Do Medical Malpractice Costs Affect the Delivery of Health Care?
Rapidly rising medical malpractice premiums have become an issue of increasing concern for physicians, policy makers, and the general public. Premiums rose by an average of 15 percent between 2000 and 2002, according to the Congressional Budget Office, while physicians in certain medical specialties and geographic areas experienced far greater increases - for example, premiums for general surgeons in one Florida county rose by 75 percent, to nearly $175,000 per year. Some policy makers and interest groups have called for tort reform measures, such as caps on non-economic damages in malpractice suits, to limit the growth of premiums.
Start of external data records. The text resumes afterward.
# MaartenGr/ReinLife

Measured on AMD Instinct MI355X. Metric: agent-steps/sec (env.step + policy fwd), 30x30 grid, 100 agents, higher is better.
Workload: dtype f32-grade policy via block-scaled 2 x f16 split on v_mfma_f32_32x32x16_f16 (f32 accumulate) / int32+u8 world state / f64 rewards

## Files before the change

### reinlife_amd/csrc/rl_policy_dev.h

```cpp
#pragma once
#include "rl_common.h"

namespace {

typedef float f32x16 __attribute__((ext_vector_type(16)));
typedef float f32x4 __attribute__((ext_vector_type(4)));
typedef float f32x4u __attribute__((ext_vector_type(4), aligned(4)));
typedef float f32x2 __attribute__((ext_vector_type(2)));
typedef _Float16 f16x8 __attribute__((ext_vector_type(8)));
typedef const float __attribute__((address_space(1))) gfloat;
typedef const f32x4 __attribute__((address_space(1))) gf32x4;

constexpr int kInChunks = 10;
constexpr int kPlanes = 2;
constexpr int kScaleExp = 10;

__host__ __device__ constexpr int64_t frag_floats(int chunks, int tout) { return (int64_t)chunks * tout * kPlanes * 64 * 4; }
__host__ __device__ constexpr int64_t in_layer_floats(int tout) { return frag_floats(kInChunks, tout) + (int64_t)tout * 64; }
__host__ __device__ constexpr int64_t hid_layer_floats(int tin, int tout) { return frag_floats(2 * tin, tout) + (int64_t)tout * 64; }
__host__ __device__ constexpr int64_t head_consts_off(int tin) { return frag_floats(2 * tin, 1); }
__host__ __device__ constexpr int64_t head_floats(int tin, int nout) { return head_consts_off(tin) + 16; }

struct Layout {
    int64_t l1, l2a, l2b, ha, hb, total;
// ... 464 lines not shown
        a1 = mfma16(ac[1][0], B[S][1], a1); __builtin_amdgcn_sched_barrier(0);
    }
    a0 = mfma16(ac[0][0], B[S][0], a0); shadow(IntC<S>{}, IntC<0>{}, IntC<4 * S + 0>{}); __builtin_amdgcn_sched_barrier(0);
    a1 = mfma16(ac[1][0], B[S][0], a1); shadow(IntC<S>{}, IntC<1>{}, IntC<4 * S + 1>{}); __builtin_amdgcn_sched_barrier(0);
    a0 = mfma16(ac[0][1], B[S][0], a0); shadow(IntC<S>{}, IntC<2>{}, IntC<4 * S + 2>{}); __builtin_amdgcn_sched_barrier(0);
    a1 = mfma16(ac[1][1], B[S][0], a1); shadow(IntC<S>{}, IntC<3>{}, IntC<4 * S + 3>{}); __builtin_amdgcn_sched_barrier(0);
    if constexpr (S + 1 < kInChunks) k_pass_inx_steps<HALF, XM, S + 1>(w, B, a0, a1, shadow);
}
template <int HALF, int XM, typename Ring, typename Shadow>
__device__ __forceinline__ void k_pass_inx(Ring& w, const f32x4 (&B)[kInChunks][kPlanes], f32x16& a0, f32x16& a1, Shadow&& shadow)
{
#pragma unroll
    for (int r = 0; r < 16; ++r) { a0[r] = 0.0f; a1[r] = 0.0f; }
    k_pass_inx_steps<HALF, XM, 0>(w, B, a0, a1, shadow);
}
template <int XM, int C, int K, typename Raw>
__device__ __forceinline__ void in_split_slot(Raw&& raw, float sc, f32x4& hi, f32x4& lo)
{
    constexpr int cls = in_chunk_class(C);
    { float v; split_hi(raw(2 * K), raw(2 * K + 1), sc, v); hi[K] = v; }
    if constexpr (K == 1 || K == 3) {
        if constexpr (!(cls != 0 && XM >= cls)) {
            float v;
            split_lo(raw(2 * K - 2), raw(2 * K - 1), sc, hi[K - 1], v); lo[K - 1] = v;
            split_lo(raw(2 * K), raw(2 * K + 1), sc, hi[K], v); lo[K] = v;
        }
    }
}
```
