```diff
diff --git a/adverse_weather_semantic_segmentation_robustness_benchmark_amd/ops.py b/adverse_weather_semantic_segmentation_robustness_benchmark_amd/ops.py
--- a/adverse_weather_semantic_segmentation_robustness_benchmark_amd/ops.py
+++ b/adverse_weather_semantic_segmentation_robustness_benchmark_amd/ops.py
@@ -1963,6 +1963,33 @@
     N.call("awseg_stem_image", N.ptr_strided(x), b, c, h, w, x.stride(0), x.stride(1), x.stride(2), N.ptr(image), image.shape[2], N.stream())
 
 
+STEM_POOL, STEM_PLAIN = 1, 0
+
+
+def stem7x7_split(x: torch.Tensor, w_split: torch.Tensor, bias: Optional[torch.Tensor], stride: int, pool: bool) -> torch.Tensor:
+    b, c, h, w = x.shape
+    n, k = w_split.shape[1], w_split.shape[2]
+    if k != 224:
+        raise N.AwsegError("stem7x7_split: weights must be the [N, 224] matrix of stem_rows_weights")
+    if not _split_weights_intact(w_split, n, k):
+        raise N.AwsegError("w_split lost its 16-byte trailer (weight exponent): pass the tensor gemm_split_weights returned, not a copy")
+    if x.stride(3) != 1 or x.stride(2) < w or min(x.stride()) < 0:
+        x = x.contiguous()
+    ho, wo = (h - 1) // stride + 1, (w - 1) // stride + 1
+    if pool:
+        ho, wo = (ho - 1) // 2 + 1, (wo - 1) // 2 + 1
+    out = torch.empty(b, ho, wo, n, dtype=torch.float32, device=x.device)
+    N.call("awseg_stem7x7_split", N.ptr_strided(x), b, c, h, w, x.stride(0), x.stride(1), x.stride(2), stride, STEM_POOL if pool else STEM_PLAIN,
+           N.ptr(w_split), N.ptr(None if bias is None else bias.contiguous()), N.ptr(out), n, N.stream())
+    return out
+
+
+def stem7x7_plan(batch: int, height: int, width: int, stride: int, pool: bool):
+    units, blocks = C.c_int(0), C.c_int(0)
+    N.call("awseg_stem7x7_plan", batch, height, width, stride, STEM_POOL if pool else STEM_PLAIN, C.byref(units), C.byref(blocks))
+    return units.value, blocks.value
+
+
 def rowdot_sigmoid(x: torch.Tensor, w: torch.Tensor, bias: Optional[torch.Tensor], sigmoid: bool = True) -> torch.Tensor:
     x, w = x.contiguous(), w.contiguous().view(-1)
     out = torch.empty(x.shape[0], dtype=torch.float32, device=x.device)
diff --git a/include/awseg_stem.h b/include/awseg_stem.h
--- /dev/null
+++ b/include/awseg_stem.h
@@ -0,0 +1,23 @@
+#ifndef AWSEG_STEM_H
+#define AWSEG_STEM_H
+
+#include "awseg.h"
+
+#ifdef __cplusplus
+extern "C" {
+#endif
+
+uint64_t awseg_stem_header_hash(void);
+
+#define AWSEG_STEM_PLAIN 0
+#define AWSEG_STEM_POOL  1
+int awseg_stem7x7_split(const float* x, int batch, int channels, int height, int width, int64_t stride_b, int64_t stride_c,
+                        int64_t stride_y, int stride, int mode, const uint16_t* w_split, const float* bias, float* out, int n,
+                        awseg_stream_t stream);
+int awseg_stem7x7_plan(int batch, int height, int width, int stride, int mode, int* units, int* blocks);
+
+#ifdef __cplusplus
+}
+#endif
+
+#endif
```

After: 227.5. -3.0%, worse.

The growth in malpractice premiums has the potential to profoundly affect the health care system. Premiums may influence physicians' decisions to join and leave the labor force, their choice of a medical specialty, and their decision of where to locate, creating the potential for underserved patient populations in certain specialties or geographic areas. Rising malpractice premiums may also encourage physicians to practice "defensive medicine," performing more tests and procedures than necessary in order to reduce exposure to lawsuits. Both rising malpractice premiums and defensive medicine practices may contribute to the increase in health insurance premiums.
In The Effect of Malpractice Liability on the Delivery of Health Care (NBER Working Paper 10709), Katherine Baicker and Amitabh Chandra explore the relationship between the rise in malpractice costs and the delivery of health care along these dimensions.
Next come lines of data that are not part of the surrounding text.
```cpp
template <int O>
__device__ __forceinline__ uint32_t bits_at(uint32_t w0) {
  static_assert(O >= 0 && O < 32, "offset");
  if constexpr (O == 0) return w0;
  else return w0 >> O;
}
template <int O, typename... W>
__device__ __forceinline__ uint32_t bits_at(uint32_t w0, uint32_t w1, W... more) {
  static_assert(O >= 0, "offset");
  if constexpr (O == 0) return w0;
  else if constexpr (O < 32) return __builtin_amdgcn_alignbit(w1, w0, O);
  else return bits_at<O - 32>(w1, more...);
}

template <bool NT = false>
__device__ __forceinline__ uint32_t load_packed(const uint32_t *packed, int64_t npacked, int64_t pos) {
  const int64_t i = pos >> 4;
  if (pos < 0 || i >= npacked) return 0u;
  return NT ? __builtin_nontemporal_load(packed + i) : packed[i];
}

}

}
```

### sequence-alignment-tools_amd/csrc/pm_pair.hip

```cpp
#include "pm_bits.h"
#include "pm_internal.h"
#include "pm_pair.h"
#include "pm_verify.h"
#include "pm_workmap.h"

#include <algorithm>
#include <cstring>
#include <thread>
#include <type_traits>
#include <utility>

namespace pm {

namespace {

constexpr int WAVES = PAIR_WAVES;
constexpr uint32_t F20 = 0xfffffu;
constexpr uint32_t WHAT_REST = 8u, WHAT_ALL = 16u;
__device__ __host__ __forceinline__ uint64_t slot_pack(uint32_t o1, uint32_t o2, uint32_t o3, bool walk) {
  return (uint64_t)o1 | ((uint64_t)o2 << 20) | ((uint64_t)o3 << 40) | ((uint64_t)(walk ? 8 : 0) << 60);
}

struct PairArgs {
  const uint8_t *text;
  int64_t n, begin, end;
  const uint32_t *packed;
  int64_t npacked;
  int64_t chunk0, chunk_len;
  int nchunks, ncombos, group;
  int work_map;
  int k, eos_code, debug;
  int stride;
  int fa[PAIR_MAX_COMBOS], fb[PAIR_MAX_COMBOS];
  const uint32_t *image;
  const uint2 *slots;
  const uint32_t *row_base;
  const uint32_t *first_pat, *order;
  const uint32_t *olist;
  uint32_t first_off[PAIR_MAX_COMBOS];
  uint32_t np;
  const uint2 *pat40;
  const uint8_t *pat_len;
  const uint32_t *pat_id;
  const uint8_t *pat_codes;
  const uint32_t *pat_zone;
  int viol_level;
  pm_hit *out;
  unsigned long long *counter;
  unsigned long long cap;
  uint4 *susp;
  unsigned long long *susp_count;
  unsigned long long susp_cap;
  uint64_t *seed_out;
  unsigned long long *seed_count;
  unsigned long long seed_cap;
  unsigned long long *stats;
};

typedef __attribute__((address_space(3))) uint32_t lds_u32;
typedef uint32_t u32x4 __attribute__((ext_vector_type(4)));
typedef uint32_t u32x2 __attribute__((ext_vector_type(2)));
typedef __attribute__((address_space(3))) u32x4 lds_u128;
__device__ __forceinline__ lds_u128 *lds128(uint32_t addr) { return reinterpret_cast<lds_u128 *>((uintptr_t)addr); }
__device__ __forceinline__ lds_u32 *lds32(uint32_t addr) { return reinterpret_cast<lds_u32 *>((uintptr_t)addr); }

__device__ __host__ __forceinline__ uint32_t field_of(uint64_t W, int j) { return (uint32_t)(W >> (10 * j)) & 0x3ffu; }
__device__ __host__ __forceinline__ void other_fields(int a, int b, int *c, int *d) {
  int o[2], t = 0;
  for (int j = 0; j < 4; ++j) if (j != a && j != b) o[t++] = j;
  *c = o[0]; *d = o[1];
}
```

Using various sources, the authors assemble annual state-level data on malpractice premiums, payouts from insurers for malpractice claims, the number of practicing physicians, and the frequency of various medical treatments. The authors' strategy is to examine whether the change in premiums between 1993 and 2002 is related to changes in these other variables over the same period. One advantage of this approach is that it controls for any unobservable characteristics of states that might affect both premiums and the other variables of interest, so long as their effect is unchanged over the period.
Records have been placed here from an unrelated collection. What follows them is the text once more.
template <int ROWS, int NA, int NBT, int PA, int PB, int ACT, int DG = 0>
__global__ void __launch_bounds__(DFD_THREADS, NBT > 9 ? 1 : 2)
k_pw_tnw(const bf16* __restrict__ a, ProArgs pa, int Na, const bf16* __restrict__ b, ProArgs pb, int Nb, int M,
         int rows_per_block, int swap, float* __restrict__ ws, const bf16* __restrict__ w_kn = nullptr,
         const bf16* __restrict__ res = nullptr, bf16* __restrict__ dx = nullptr, int wstride = 0, int woff = 0) {
    constexpr int ITA = (ROWS * NA * 2 + 63) / 64;
    constexpr int ITB = (ROWS * NBT * 2 + 63) / 64;
    extern __shared__ __attribute__((aligned(16))) unsigned char smem[];
    const int t = threadIdx.x, lane = t & 63, wave = t >> 6;
    unsigned char* at = smem + wave * (2 * ROWS * 256);
    unsigned char* bt = at + ROWS * 256;
    float* cl = reinterpret_cast<float*>(smem + 4 * 2 * ROWS * 256);
    const bf16* a2 = reinterpret_cast<const bf16*>(pa.a2);
    const bf16* b2 = reinterpret_cast<const bf16*>(pb.a2);
    const int ca = Na >> 3, cb = Nb >> 3;
    float* gc = cl + 3 * (Na + Nb) + wave * 2 * Nb;
    int gimg = -1;

    for (int i = t; i < 3 * Na; i += DFD_THREADS) cl[i] = (PA != DFD_PRO_NONE) ? pa.coef[i] : 0.f;
    for (int i = t; i < 3 * Nb; i += DFD_THREADS) {
        float v = 0.f;
        if (PB == DFD_PRO_AFFINE2) v = pb.coef[i];
        else if (PB != DFD_PRO_NONE && i < 2 * Nb) v = pb.coef[i];
        cl[3 * Na + i] = v;
    }
    for (int i = t; i < 4 * 2 * ROWS * 256 / 16; i += DFD_THREADS) reinterpret_cast<uint4*>(smem)[i] = make_uint4(0, 0, 0, 0);
    if constexpr (DG) {
        const int chunks = wstride >> 4;
        for (int i = t; i < NA * 16 * chunks; i += DFD_THREADS) {
            const int r = i / chunks, c = i - r * chunks;
            uint4 v = make_uint4(0, 0, 0, 0);
            if (r < Na && c < cb) v = *reinterpret_cast<const uint4*>(w_kn + (long)r * Nb + c * 8);
            *reinterpret_cast<uint4*>(smem + woff + r * wstride + c * 16) = v;
        }
    }
    __syncthreads();

    int ra[ITA], cha[ITA], rb[ITB], chb[ITB];
#pragma unroll
    for (int i = 0; i < ITA; ++i) {
        const int idx = lane + 64 * i;
        const bool ok = idx < ROWS * ca;
        ra[i] = ok ? idx / ca : -1;
        cha[i] = ok ? idx - ra[i] * ca : 0;
    }
#pragma unroll
    for (int i = 0; i < ITB; ++i) {
        const int idx = lane + 64 * i;
        const bool ok = idx < ROWS * cb;
        rb[i] = ok ? idx / cb : -1;
        chb[i] = ok ? idx - rb[i] * cb : 0;
    }

    f32x4_t acc[NA][NBT];
#pragma unroll
    for (int x = 0; x < NA; ++x)
#pragma unroll
        for (int y = 0; y < NBT; ++y) acc[x][y] = (f32x4_t){0.f, 0.f, 0.f, 0.f};
    const int na = (Na + 15) >> 4, nbt = (Nb + 15) >> 4;
    constexpr int RT = ROWS / 16;
    f32x4_t accd[DG ? NA : 1][RT];

    const int rows_per_wave = rows_per_block / 4;
    const int mbeg = blockIdx.x * rows_per_block + wave * rows_per_wave;
    int mend = mbeg + rows_per_wave;
    if (mend > M) mend = M;

    uint4 va[ITA], va2[ITA], vb[ITB], vb2[ITB];
    auto load_a = [&](int i, int m0) {
        int row = m0 + (ra[i] < 0 ? 0 : ra[i]);
        row = row < M ? row : M - 1;
        const long off = (long)row * Na + cha[i] * 8;
        va[i] = *reinterpret_cast<const uint4*>(a + off);
        if constexpr (PA == DFD_PRO_AFFINE2) va2[i] = *reinterpret_cast<const uint4*>(a2 + off);
    };
    auto load_b = [&](int i, int m0) {
        int row = m0 + (rb[i] < 0 ? 0 : rb[i]);
        row = row < M ? row : M - 1;
        const long off = (long)row * Nb + chb[i] * 8;
        vb[i] = *reinterpret_cast<const uint4*>(b + off);
        if constexpr (PB == DFD_PRO_AFFINE2) vb2[i] = *reinterpret_cast<const uint4*>(b2 + off);
    };
    auto g_load = [&](int m0) {
#pragma unroll
        for (int i = 0; i < ITA; ++i) load_a(i, m0);
#pragma unroll
        for (int i = 0; i < ITB; ++i) load_b(i, m0);
    };
    auto pro_item = [&](auto mode_tag, uint4 q, uint4 q2, const float* cf, int N, int ch, int m, const ProArgs& pr) -> uint4 {
        constexpr int MODE = decltype(mode_tag)::value;
        if constexpr (MODE == DFD_PRO_NONE) {
            return q;
        } else {
            float v[8], c0[8], c1[8];
            q_to_f(q, v);
            load_f32<8>(cf + ch * 8, c0);
            load_f32<8>(cf + N + ch * 8, c1);
            if constexpr (MODE == DFD_PRO_AFFINE2) {
                float v2[8], c2[8];
                q_to_f(q2, v2);
                load_f32<8>(cf + 2 * N + ch * 8, c2);
#pragma unroll
                for (int j = 0; j < 8; ++j) v[j] = fmaf(c0[j], v[j], fmaf(c1[j], v2[j], c2[j]));
            } else if constexpr (MODE == DFD_PRO_BN_ACT) {
// ... 5 lines not shown
#pragma unroll
                for (int j = 0; j < 8; ++j) v[j] = round_to<bf16>(v[j]) * gt[j];
            }
            return f_to_q(v);
        }
    };
    auto s_store_a = [&](int m0) {
#pragma unroll
        for (int i = 0; i < ITA; ++i) {
            if (ra[i] >= 0) {
                uint4 v = make_uint4(0, 0, 0, 0);
                if (m0 + ra[i] < mend) v = pro_item(std::integral_constant<int, PA>{}, va[i], va2[i], cl, Na, cha[i], m0 + ra[i], pa);
                *reinterpret_cast<uint4*>(at + tn_off_bf16(ra[i], cha[i])) = v;
            }
            load_a(i, m0 + ROWS);
        }
    };
    auto s_store_b = [&](int m0, int grp, auto refill_tag) {
        constexpr bool refill = decltype(refill_tag)::value;
#pragma unroll
        for (int i = 0; i < ITB; ++i) {
            if (rb[i] >= 0 && (chb[i] >> 4) == grp) {
                uint4 v = make_uint4(0, 0, 0, 0);
                if (m0 + rb[i] < mend)
                    v = pro_item(std::integral_constant<int, PB>{}, vb[i], vb2[i], cl + 3 * Na, Nb, chb[i], m0 + rb[i], pb);
                *reinterpret_cast<uint4*>(bt + tn_off_bf16(rb[i], chb[i] & 15)) = v;
            }
            if constexpr (refill) load_b(i, m0 + ROWS);
        }
    };
    auto wave_sync = [&]() {
        __builtin_amdgcn_fence(__ATOMIC_RELEASE, "wavefront");
        __builtin_amdgcn_wave_barrier();
        __builtin_amdgcn_fence(__ATOMIC_ACQUIRE, "wavefront");
    };
    const int g = lane >> 4, li = lane & 15, qrow = li >> 2, pcol = li & 3;
    auto frag = [&](const unsigned char* tile, int ch0) -> short8_t {
        const int ch = ch0 + (pcol >> 1), sub = (pcol & 1) << 3;
        if constexpr (ROWS == 32) {
            const int m_lo = 8 * g + qrow, m_hi = m_lo + 4;
            const short4_t lo = __builtin_amdgcn_ds_read_tr16_b64_v4i16(
                (__attribute__((address_space(3))) short4_t*)(tile + tn_off_bf16(m_lo, ch) + sub));
            const short4_t hi = __builtin_amdgcn_ds_read_tr16_b64_v4i16(
                (__attribute__((address_space(3))) short4_t*)(tile + tn_off_bf16(m_hi, ch) + sub));
            return (short8_t){lo[0], lo[1], lo[2], lo[3], hi[0], hi[1], hi[2], hi[3]};
        } else {
            const short4_t lo = __builtin_amdgcn_ds_read_tr16_b64_v4i16(
                (__attribute__((address_space(3))) short4_t*)(tile + tn_off_bf16(4 * g + qrow, ch) + sub));
            return (short8_t){lo[0], lo[1], lo[2], lo[3], 0, 0, 0, 0};
        }
    };
    auto mma = [&](const short8_t& fx, const short8_t& fy, f32x4_t c) -> f32x4_t {
        if constexpr (ROWS == 32) {
            return __builtin_amdgcn_mfma_f32_16x16x32_bf16(__builtin_bit_cast(bf16x8_t, fx), __builtin_bit_cast(bf16x8_t, fy), c, 0, 0, 0);
        } else {
            const short4_t x4 = (short4_t){fx[0], fx[1], fx[2], fx[3]}, y4 = (short4_t){fy[0], fy[1], fy[2], fy[3]};
            return __builtin_amdgcn_mfma_f32_16x16x16bf16_1k(x4, y4, c, 0, 0, 0);
        }
    };

    constexpr int NGRP = NBT > 8 ? 2 : 1;
    if (mbeg < mend) g_load(mbeg);
    for (int m0 = mbeg; m0 < mend; m0 += ROWS) {
        short8_t fa[NA];
        if constexpr (PB == DFD_PRO_BN_ACT_GATE) {
            const int img0 = pro_image(pb, m0);
            if (img0 != gimg) {
                gimg = img0;
                for (int i = lane; i < 2 * Nb; i += 64) {
                    const int im = img0 + (i >= Nb ? 1 : 0);
                    gc[i] = ((long)im * pb.HW < M) ? pb.gate[(long)im * Nb + (i >= Nb ? i - Nb : i)] : 0.f;
                }
                wave_sync();
            }
        }
        if constexpr (DG) {
#pragma unroll
            for (int x = 0; x < NA; ++x)
#pragma unroll
                for (int j = 0; j < RT; ++j) accd[x][j] = (f32x4_t){0.f, 0.f, 0.f, 0.f};
        }
        s_store_a(m0);
        s_store_b(m0, 0, std::integral_constant<bool, NGRP == 1>{});
        wave_sync();
#pragma unroll
        for (int x = 0; x < NA; ++x)
            if (x < na) fa[x] = frag(at, 2 * x);
#pragma unroll
        for (int grp = 0; grp < NGRP; ++grp) {
            if (grp > 0) {
                wave_sync();
                s_store_b(m0, grp, std::true_type{});
                wave_sync();
            }
#pragma unroll
            for (int y = 0; y < NBT; ++y) {
                if ((y >> 3) != grp || y >= nbt) continue;
                const short8_t fb = frag(bt, 2 * (y & 7));
#pragma unroll
                for (int x = 0; x < NA; ++x)
                    if (x < na)
                        acc[x][y] = mma(fa[x], fb, acc[x][y]);
            }
            if constexpr (DG) {
#pragma unroll
                for (int ks = 0; ks < 4; ++ks) {
                    if (grp * 8 + 2 * ks >= NBT || grp * 8 + 2 * ks >= nbt) continue;
                    const int chl = 4 * ks + g, chg = grp * 16 + chl;
                    uint4 fd[RT];
#pragma unroll
                    for (int j = 0; j < RT; ++j) {
                        fd[j] = *reinterpret_cast<const uint4*>(bt + tn_off_bf16(j * 16 + li, chl));
                        if (chg >= cb) fd[j] = make_uint4(0, 0, 0, 0);
                    }
// ... 86 lines not shown
    hipLaunchKernelGGL((k_pw_tnw<ROWS, NA, NBT, PAV, PBV, ACTV>), dim3(nblocks), dim3(DFD_THREADS), lds, st, (const bf16*)a, pa, \
                       Na, (const bf16*)b, pb, Nb, M, rpb, swap, ws)
    if (mb == DFD_PRO_BN_ACT_GATE) {
        if (act != DFD_ACT_SILU) return DFD_EUNSUPPORTED;
        if (ma == DFD_PRO_AFFINE2) LAUNCH_TNW(DFD_PRO_AFFINE2, DFD_PRO_BN_ACT_GATE, DFD_ACT_SILU);
        else LAUNCH_TNW(DFD_PRO_NONE, DFD_PRO_BN_ACT_GATE, DFD_ACT_SILU);
    } else if (mb == DFD_PRO_BN_ACT) {
        if (ma != DFD_PRO_AFFINE2) return DFD_EUNSUPPORTED;
        if (act == DFD_ACT_GELU) LAUNCH_TNW(DFD_PRO_AFFINE2, DFD_PRO_BN_ACT, DFD_ACT_GELU);
        else if (act == DFD_ACT_SILU) LAUNCH_TNW(DFD_PRO_AFFINE2, DFD_PRO_BN_ACT, DFD_ACT_SILU);
        else return DFD_EUNSUPPORTED;
    } else if (mb == DFD_PRO_AFFINE2) {
        if (ma == DFD_PRO_AFFINE2) return DFD_EUNSUPPORTED;
        LAUNCH_TNW(DFD_PRO_NONE, DFD_PRO_AFFINE2, DFD_ACT_NONE);
    } else {
        if (ma == DFD_PRO_AFFINE2) LAUNCH_TNW(DFD_PRO_AFFINE2, DFD_PRO_NONE, DFD_ACT_NONE);
        else LAUNCH_TNW(DFD_PRO_NONE, DFD_PRO_NONE, DFD_ACT_NONE);
    }
#undef LAUNCH_TNW
    if (hipGetLastError() != hipSuccess) return DFD_ELAUNCH;
    return dfd_launch_sum_partials(ws, nblocks, (long)Na * Nb, dw, accumulate, st);
}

The authors first explore one potential cause of rising malpractice premiums, escalating payments from insurers to malpractice claimants. They find that while premiums do respond to increases in payments, they do not increase dollar for dollar. This suggests that other factors may also be important in explaining the recent jump in malpractice premiums, such as a less competitive insurance industry or a decline in insurers' investment income.
The authors then turn to the consequences of increasing malpractice premiums, looking first at their effect on the size and composition of the physician workforce. They find no evidence that changes in malpractice premiums are linked to changes in either the total number of physicians or the number of physicians working in obstetrics/gynecology, surgery, or internal medicine. There is weak evidence that the entry decisions of young physicians and the exit decisions of older physicians may be affected by malpractice premiums. However, there is stronger evidence that rural physicians are sensitive to change in premiums - a 10 percent increase in premiums results in a 1 percent decrease in rural physicians per capita and a 2 percent decrease in older rural MDs.
The authors also explore the effect of rising malpractice premiums on the frequency of various medical treatments. Although there is no change in the frequency of most treatments, there is increased use of mammography, suggesting that physicians may increase the use of screening procedures in response to higher premiums. The authors find no effect of premiums on total Medicare expenditures, suggesting that the costs associated with defensive medicine practices may be small, at least for this age group.
The authors caution that their results may not capture the full effect of rising malpractice premiums if doctors respond to the medical liability situation in states other than their own. Nonetheless, they conclude "the arguments that state tort reforms will avert local physician shortages or lead to greater efficiencies in care are not supported by our findings."
This research was funded in part by the National Institute on Aging (grant P01-AG19783-02).